AIM OF THE TASK: Return the records in full, exactly as given.

GIVEN INFORMATION:
#if SNAPPY_TU_COMPRESS
__global__ __launch_bounds__(1024) void k3_scan(const uint32_t *__restrict__ sizes, uint64_t count,
                                                uint64_t *__restrict__ offsets, uint64_t *__restrict__ total)
{
    __shared__ uint32_t tile[kScanTile + kScanTile / 32];
    __shared__ uint32_t wtot[16];
    const uint32_t t = threadIdx.x, lane = t & 63, w = t >> 6;
#define K3_AT(i) ((i) + ((i) >> 5))
    uint64_t carry = 0;
    for (uint64_t b = 0; b < count; b += kScanTile) {
        const uint32_t m = (uint32_t)(count - b < kScanTile ? count - b : kScanTile);
        for (uint32_t i = t; i < kScanTile; i += 1024) tile[K3_AT(i)] = i < m ? sizes[b + i] : 0u;
        __syncthreads();
        uint32_t v[kScanPer], s = 0;
#pragma unroll
        for (uint32_t k = 0; k < kScanPer; k++) {
            v[k] = tile[K3_AT(t * kScanPer + k)];
            s += v[k];
        }
        const uint32_t x = wave_incl_scan(s);
        if (lane == 63) wtot[w] = x;
        __syncthreads();
        if (w == 0) {
            const uint32_t y = lane < 16 ? wtot[lane] : 0u;
            const uint32_t z = wave_incl_scan(y);
            if (lane < 16) wtot[lane] = z - y;
        }
        __syncthreads();
        uint32_t run = wtot[w] + x - s;
#pragma unroll
        for (uint32_t k = 0; k < kScanPer; k++) {
            tile[K3_AT(t * kScanPer + k)] = run;
            run += v[k];
        }
        __syncthreads();
        for (uint32_t i = t; i < m; i += 1024) offsets[b + i] = carry + tile[K3_AT(i)];
        if (t == 1023) wtot[0] = run;
        __syncthreads();
        carry += wtot[0];
        __syncthreads();
    }
#undef K3_AT
    if (t == 0) {
        offsets[count] = carry;
        *total = carry;
    }
}

__global__ __launch_bounds__(64) void k3_scan_wave(const uint32_t *__restrict__ sizes, uint64_t count,
                                                  uint64_t *__restrict__ offsets, uint64_t *__restrict__ total)
{
    const uint32_t lane = threadIdx.x;
    uint64_t carry = 0;
    for (uint64_t b = 0; b < count; b += 64 * kScanPer) {
        uint32_t v[kScanPer], s = 0;
#pragma unroll
        for (uint32_t k = 0; k < kScanPer; k++) {
            const uint64_t i = b + kScanPer * lane + k;
            v[k] = i < count ? sizes[i] : 0u;
            s += v[k];
        }
        uint32_t tot;
        uint32_t run = wave_excl_scan(s, lane, &tot);
#pragma unroll
        for (uint32_t k = 0; k < kScanPer; k++) {
            const uint64_t i = b + kScanPer * lane + k;
            if (i < count) offsets[i] = carry + run;
            run += v[k];
        }
        carry += tot;
    }
    if (lane == 0) {
        offsets[count] = carry;
        *total = carry;
    }
}
#endif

RESPONSE AREA:
#if SNAPPY_TU_COMPRESS
__global__ __launch_bounds__(1024) void k3_scan(const uint32_t *__restrict__ sizes, uint64_t count,
                                                uint64_t *__restrict__ offsets, uint64_t *__restrict__ total)
{
    __shared__ uint32_t tile[kScanTile + kScanTile / 32];
    __shared__ uint32_t wtot[16];
    const uint32_t t = threadIdx.x, lane = t & 63, w = t >> 6;
#define K3_AT(i) ((i) + ((i) >> 5))
    uint64_t carry = 0;
    for (uint64_t b = 0; b < count; b += kScanTile) {
        const uint32_t m = (uint32_t)(count - b < kScanTile ? count - b : kScanTile);
        for (uint32_t i = t; i < kScanTile; i += 1024) tile[K3_AT(i)] = i < m ? sizes[b + i] : 0u;
        __syncthreads();
        uint32_t v[kScanPer], s = 0;
#pragma unroll
        for (uint32_t k = 0; k < kScanPer; k++) {
            v[k] = tile[K3_AT(t * kScanPer + k)];
            s += v[k];
        }
        const uint32_t x = wave_incl_scan(s);
        if (lane == 63) wtot[w] = x;
        __syncthreads();
        if (w == 0) {
            const uint32_t y = lane < 16 ? wtot[lane] : 0u;
            const uint32_t z = wave_incl_scan(y);
            if (lane < 16) wtot[lane] = z - y;
        }
        __syncthreads();
        uint32_t run = wtot[w] + x - s;
#pragma unroll
        for (uint32_t k = 0; k < kScanPer; k++) {
            tile[K3_AT(t * kScanPer + k)] = run;
            run += v[k];
        }
        __syncthreads();
        for (uint32_t i = t; i < m; i += 1024) offsets[b + i] = carry + tile[K3_AT(i)];
        if (t == 1023) wtot[0] = run;
        __syncthreads();
        carry += wtot[0];
        __syncthreads();
    }
#undef K3_AT
    if (t == 0) {
        offsets[count] = carry;
        *total = carry;
    }
}

__global__ __launch_bounds__(64) void k3_scan_wave(const uint32_t *__restrict__ sizes, uint64_t count,
                                                  uint64_t *__restrict__ offsets, uint64_t *__restrict__ total)
{
    const uint32_t lane = threadIdx.x;
    uint64_t carry = 0;
    for (uint64_t b = 0; b < count; b += 64 * kScanPer) {
        uint32_t v[kScanPer], s = 0;
#pragma unroll
        for (uint32_t k = 0; k < kScanPer; k++) {
            const uint64_t i = b + kScanPer * lane + k;
            v[k] = i < count ? sizes[i] : 0u;
            s += v[k];
        }
        uint32_t tot;
        uint32_t run = wave_excl_scan(s, lane, &tot);
#pragma unroll
        for (uint32_t k = 0; k < kScanPer; k++) {
            const uint64_t i = b + kScanPer * lane + k;
            if (i < count) offsets[i] = carry + run;
            run += v[k];
        }
        carry += tot;
    }
    if (lane == 0) {
        offsets[count] = carry;
        *total = carry;
    }
}
#endif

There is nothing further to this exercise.